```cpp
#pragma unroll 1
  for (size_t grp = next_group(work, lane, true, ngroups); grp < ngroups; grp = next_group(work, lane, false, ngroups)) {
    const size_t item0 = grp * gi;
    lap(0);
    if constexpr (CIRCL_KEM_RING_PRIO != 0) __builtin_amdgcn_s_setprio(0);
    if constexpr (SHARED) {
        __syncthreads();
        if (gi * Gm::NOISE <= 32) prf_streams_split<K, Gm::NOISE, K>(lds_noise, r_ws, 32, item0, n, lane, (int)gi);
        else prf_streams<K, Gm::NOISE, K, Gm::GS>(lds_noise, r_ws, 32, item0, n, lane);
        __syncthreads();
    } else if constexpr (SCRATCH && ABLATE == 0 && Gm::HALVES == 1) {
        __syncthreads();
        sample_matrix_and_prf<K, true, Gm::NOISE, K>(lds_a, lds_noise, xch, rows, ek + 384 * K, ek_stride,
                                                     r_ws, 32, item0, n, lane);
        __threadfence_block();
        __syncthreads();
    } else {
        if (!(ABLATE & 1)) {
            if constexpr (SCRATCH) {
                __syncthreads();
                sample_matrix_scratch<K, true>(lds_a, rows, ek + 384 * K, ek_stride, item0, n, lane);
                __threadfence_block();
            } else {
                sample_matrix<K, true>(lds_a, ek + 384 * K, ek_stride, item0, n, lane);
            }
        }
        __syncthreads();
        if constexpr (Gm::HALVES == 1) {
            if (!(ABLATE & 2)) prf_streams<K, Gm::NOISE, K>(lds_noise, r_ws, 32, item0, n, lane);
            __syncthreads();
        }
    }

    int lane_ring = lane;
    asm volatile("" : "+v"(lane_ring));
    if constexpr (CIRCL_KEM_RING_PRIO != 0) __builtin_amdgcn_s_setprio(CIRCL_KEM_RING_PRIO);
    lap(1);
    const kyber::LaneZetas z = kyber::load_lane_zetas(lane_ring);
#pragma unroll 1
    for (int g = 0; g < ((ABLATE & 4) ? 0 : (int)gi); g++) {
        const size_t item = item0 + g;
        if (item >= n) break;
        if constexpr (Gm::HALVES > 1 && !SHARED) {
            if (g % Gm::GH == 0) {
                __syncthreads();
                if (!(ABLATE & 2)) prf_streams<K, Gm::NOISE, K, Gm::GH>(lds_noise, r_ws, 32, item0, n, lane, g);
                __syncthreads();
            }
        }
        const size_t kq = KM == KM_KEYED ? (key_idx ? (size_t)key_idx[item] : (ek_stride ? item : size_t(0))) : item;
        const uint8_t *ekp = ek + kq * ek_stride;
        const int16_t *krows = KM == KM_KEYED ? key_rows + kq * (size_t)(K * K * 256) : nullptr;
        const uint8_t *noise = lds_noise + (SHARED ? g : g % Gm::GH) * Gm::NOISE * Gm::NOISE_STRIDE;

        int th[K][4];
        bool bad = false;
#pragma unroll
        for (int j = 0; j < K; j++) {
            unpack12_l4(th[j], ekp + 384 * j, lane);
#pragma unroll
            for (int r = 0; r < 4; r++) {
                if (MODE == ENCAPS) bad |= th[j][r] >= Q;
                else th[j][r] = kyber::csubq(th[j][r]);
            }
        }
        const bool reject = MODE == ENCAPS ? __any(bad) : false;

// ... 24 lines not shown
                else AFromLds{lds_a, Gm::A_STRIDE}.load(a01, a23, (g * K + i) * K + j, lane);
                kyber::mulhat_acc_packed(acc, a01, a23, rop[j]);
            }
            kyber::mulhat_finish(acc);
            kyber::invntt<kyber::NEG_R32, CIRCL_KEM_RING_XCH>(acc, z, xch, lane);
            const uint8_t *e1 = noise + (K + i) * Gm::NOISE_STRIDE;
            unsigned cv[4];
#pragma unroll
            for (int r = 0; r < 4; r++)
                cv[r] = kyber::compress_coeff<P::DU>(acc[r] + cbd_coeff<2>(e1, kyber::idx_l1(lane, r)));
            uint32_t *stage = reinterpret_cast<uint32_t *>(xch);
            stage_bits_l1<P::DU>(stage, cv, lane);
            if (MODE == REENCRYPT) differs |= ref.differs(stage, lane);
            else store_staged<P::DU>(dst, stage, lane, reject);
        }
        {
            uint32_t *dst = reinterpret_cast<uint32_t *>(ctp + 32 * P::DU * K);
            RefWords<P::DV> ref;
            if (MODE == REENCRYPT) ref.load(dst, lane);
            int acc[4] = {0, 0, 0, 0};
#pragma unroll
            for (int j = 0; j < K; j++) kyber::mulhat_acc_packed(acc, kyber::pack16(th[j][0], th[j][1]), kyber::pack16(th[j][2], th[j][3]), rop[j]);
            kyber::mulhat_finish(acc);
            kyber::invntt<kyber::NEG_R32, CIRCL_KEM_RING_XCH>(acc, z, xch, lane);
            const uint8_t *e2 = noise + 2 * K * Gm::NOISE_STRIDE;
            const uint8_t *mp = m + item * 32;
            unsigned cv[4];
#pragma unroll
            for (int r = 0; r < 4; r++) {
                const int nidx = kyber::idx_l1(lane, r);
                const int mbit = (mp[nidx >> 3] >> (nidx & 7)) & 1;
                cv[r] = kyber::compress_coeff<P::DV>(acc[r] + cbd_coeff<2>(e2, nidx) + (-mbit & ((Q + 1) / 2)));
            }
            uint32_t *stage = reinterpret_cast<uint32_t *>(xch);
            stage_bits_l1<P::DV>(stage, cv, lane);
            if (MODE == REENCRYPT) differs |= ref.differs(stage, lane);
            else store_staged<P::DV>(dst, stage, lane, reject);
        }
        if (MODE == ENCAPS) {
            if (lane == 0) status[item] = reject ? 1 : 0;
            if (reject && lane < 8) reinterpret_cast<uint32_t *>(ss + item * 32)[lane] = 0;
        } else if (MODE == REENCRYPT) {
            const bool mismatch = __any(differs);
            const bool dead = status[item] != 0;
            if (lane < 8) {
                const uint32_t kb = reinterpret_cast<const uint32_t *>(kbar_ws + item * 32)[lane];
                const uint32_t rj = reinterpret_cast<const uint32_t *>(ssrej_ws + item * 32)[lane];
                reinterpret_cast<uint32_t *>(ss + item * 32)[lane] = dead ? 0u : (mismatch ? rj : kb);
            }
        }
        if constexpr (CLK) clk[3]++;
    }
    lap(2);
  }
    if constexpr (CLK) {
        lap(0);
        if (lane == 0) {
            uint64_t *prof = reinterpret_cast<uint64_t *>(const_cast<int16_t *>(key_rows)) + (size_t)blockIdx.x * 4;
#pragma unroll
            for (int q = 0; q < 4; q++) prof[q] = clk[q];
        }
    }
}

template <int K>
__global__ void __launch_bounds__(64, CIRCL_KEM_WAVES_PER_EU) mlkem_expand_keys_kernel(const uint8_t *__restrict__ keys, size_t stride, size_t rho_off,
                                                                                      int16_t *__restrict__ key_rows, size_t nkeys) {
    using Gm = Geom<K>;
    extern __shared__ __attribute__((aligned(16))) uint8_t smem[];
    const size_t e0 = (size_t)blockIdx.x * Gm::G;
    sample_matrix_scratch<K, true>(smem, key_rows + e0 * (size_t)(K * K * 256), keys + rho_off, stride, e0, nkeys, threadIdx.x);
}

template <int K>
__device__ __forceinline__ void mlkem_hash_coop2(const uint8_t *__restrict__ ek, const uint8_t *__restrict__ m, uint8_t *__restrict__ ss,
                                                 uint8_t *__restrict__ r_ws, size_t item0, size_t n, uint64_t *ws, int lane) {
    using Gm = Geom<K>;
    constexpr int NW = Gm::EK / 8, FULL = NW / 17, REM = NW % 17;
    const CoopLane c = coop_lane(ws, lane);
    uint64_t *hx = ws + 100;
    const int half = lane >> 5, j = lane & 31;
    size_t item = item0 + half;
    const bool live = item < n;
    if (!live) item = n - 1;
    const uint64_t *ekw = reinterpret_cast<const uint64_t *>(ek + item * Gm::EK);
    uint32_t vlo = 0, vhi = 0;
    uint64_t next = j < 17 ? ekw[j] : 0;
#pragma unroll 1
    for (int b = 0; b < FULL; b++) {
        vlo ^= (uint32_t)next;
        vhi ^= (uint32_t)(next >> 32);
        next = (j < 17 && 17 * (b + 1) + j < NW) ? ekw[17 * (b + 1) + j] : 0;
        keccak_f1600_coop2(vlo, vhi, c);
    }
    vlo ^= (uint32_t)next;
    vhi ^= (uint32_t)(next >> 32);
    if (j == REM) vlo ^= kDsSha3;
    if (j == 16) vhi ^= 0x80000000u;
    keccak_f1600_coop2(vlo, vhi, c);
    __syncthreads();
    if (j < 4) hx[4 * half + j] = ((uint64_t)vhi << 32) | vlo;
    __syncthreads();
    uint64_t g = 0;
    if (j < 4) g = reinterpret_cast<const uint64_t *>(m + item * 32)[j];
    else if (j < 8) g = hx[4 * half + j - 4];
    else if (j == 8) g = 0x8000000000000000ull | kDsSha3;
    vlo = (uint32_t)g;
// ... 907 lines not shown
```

════════════════

Work to complete. A single number is the whole answer: the tally of lines above that contain "REENCRYPT".

Written response. 4